Source information →

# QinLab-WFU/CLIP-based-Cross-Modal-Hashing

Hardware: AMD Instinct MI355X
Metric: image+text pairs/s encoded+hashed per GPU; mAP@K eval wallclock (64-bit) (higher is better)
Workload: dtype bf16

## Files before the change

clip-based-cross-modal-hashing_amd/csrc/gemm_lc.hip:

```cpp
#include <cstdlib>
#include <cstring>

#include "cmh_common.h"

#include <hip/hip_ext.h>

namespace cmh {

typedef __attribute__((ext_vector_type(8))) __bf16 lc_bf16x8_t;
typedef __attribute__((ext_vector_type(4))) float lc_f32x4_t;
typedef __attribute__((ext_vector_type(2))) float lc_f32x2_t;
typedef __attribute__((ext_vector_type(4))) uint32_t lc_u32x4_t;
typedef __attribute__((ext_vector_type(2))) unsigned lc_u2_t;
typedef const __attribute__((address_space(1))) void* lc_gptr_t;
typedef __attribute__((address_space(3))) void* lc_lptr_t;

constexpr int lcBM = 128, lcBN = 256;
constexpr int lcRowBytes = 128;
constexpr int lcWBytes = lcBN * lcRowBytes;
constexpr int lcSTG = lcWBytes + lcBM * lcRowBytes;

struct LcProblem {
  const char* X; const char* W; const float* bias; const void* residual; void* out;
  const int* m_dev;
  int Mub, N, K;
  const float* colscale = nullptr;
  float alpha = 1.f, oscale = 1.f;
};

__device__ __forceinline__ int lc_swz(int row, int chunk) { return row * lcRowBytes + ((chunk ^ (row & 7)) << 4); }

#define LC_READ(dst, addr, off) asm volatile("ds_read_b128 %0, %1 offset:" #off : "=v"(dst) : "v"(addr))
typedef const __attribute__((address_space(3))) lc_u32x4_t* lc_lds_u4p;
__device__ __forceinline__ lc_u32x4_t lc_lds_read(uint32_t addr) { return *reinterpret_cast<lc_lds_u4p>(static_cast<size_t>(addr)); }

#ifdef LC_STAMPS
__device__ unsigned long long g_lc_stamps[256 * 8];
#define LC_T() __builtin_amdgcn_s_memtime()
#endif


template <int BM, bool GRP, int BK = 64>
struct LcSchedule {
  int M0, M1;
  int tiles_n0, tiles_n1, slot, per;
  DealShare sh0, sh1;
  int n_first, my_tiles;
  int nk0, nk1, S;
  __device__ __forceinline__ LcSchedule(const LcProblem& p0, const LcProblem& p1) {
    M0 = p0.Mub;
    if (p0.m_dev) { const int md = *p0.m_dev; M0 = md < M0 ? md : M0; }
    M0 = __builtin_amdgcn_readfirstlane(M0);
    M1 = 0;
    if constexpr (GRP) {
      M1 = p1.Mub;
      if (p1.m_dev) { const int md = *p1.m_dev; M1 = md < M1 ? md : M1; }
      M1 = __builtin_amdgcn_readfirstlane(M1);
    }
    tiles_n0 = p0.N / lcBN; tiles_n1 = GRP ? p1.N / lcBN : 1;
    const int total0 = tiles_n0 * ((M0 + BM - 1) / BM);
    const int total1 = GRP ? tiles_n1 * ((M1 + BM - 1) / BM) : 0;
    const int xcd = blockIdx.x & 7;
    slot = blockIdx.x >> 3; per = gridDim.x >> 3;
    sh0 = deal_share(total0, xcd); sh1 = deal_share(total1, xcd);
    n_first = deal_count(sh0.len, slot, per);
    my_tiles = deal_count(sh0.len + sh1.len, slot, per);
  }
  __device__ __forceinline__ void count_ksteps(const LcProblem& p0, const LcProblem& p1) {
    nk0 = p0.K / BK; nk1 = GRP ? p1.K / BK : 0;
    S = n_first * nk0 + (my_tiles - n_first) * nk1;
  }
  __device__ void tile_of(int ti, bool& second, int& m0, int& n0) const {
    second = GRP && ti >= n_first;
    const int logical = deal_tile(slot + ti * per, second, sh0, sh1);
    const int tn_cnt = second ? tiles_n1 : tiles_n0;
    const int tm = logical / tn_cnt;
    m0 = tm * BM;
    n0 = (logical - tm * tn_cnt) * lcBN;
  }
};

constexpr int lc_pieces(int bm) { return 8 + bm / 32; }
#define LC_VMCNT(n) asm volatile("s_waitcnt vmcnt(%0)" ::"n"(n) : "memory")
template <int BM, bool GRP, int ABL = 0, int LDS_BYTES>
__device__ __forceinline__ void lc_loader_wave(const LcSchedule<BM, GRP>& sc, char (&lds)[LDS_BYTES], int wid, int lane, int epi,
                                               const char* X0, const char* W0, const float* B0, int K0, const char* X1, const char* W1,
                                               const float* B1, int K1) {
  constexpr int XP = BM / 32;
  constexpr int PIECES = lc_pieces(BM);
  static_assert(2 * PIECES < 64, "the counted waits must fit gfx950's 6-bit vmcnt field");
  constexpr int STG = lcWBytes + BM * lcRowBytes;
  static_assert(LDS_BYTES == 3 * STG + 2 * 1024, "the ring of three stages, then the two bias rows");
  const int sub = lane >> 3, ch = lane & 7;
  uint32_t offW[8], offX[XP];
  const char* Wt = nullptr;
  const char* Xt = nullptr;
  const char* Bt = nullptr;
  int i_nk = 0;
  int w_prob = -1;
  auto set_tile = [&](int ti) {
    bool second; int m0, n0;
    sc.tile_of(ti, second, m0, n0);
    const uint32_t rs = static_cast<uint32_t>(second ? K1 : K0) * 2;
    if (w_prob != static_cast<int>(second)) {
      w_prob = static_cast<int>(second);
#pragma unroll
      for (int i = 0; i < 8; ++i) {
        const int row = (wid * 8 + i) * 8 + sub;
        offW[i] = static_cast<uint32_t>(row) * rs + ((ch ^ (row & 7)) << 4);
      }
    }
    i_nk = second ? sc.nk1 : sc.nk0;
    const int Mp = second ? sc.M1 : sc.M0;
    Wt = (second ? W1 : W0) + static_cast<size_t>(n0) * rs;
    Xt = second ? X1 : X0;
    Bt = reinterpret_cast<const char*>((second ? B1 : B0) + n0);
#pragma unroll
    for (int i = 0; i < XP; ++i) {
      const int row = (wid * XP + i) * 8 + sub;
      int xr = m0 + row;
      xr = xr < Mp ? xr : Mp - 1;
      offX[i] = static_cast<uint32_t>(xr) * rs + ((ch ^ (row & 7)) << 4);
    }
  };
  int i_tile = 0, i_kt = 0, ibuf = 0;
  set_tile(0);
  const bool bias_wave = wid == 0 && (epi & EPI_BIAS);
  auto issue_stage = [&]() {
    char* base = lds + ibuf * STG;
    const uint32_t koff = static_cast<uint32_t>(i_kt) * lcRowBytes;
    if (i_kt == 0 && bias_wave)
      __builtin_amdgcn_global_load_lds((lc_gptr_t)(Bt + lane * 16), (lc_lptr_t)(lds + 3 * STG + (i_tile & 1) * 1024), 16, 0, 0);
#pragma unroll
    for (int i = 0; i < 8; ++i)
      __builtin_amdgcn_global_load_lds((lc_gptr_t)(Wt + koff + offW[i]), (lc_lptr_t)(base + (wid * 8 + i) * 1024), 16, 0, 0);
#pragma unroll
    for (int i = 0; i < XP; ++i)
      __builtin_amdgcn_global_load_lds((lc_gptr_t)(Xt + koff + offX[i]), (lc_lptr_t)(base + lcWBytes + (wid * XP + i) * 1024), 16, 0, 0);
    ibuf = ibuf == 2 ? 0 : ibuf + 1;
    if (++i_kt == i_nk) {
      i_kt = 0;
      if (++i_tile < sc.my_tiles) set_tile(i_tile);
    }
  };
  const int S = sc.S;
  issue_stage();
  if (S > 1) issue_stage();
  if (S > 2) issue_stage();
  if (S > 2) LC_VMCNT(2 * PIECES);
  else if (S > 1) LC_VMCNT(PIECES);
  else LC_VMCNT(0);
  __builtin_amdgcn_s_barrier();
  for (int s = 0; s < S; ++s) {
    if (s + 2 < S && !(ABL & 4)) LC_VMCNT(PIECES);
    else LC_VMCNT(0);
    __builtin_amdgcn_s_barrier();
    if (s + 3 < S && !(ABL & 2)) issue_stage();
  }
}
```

Exercise → How many lines in the listing above contain the string "slot"? Answer with the number only.

Written answer → 5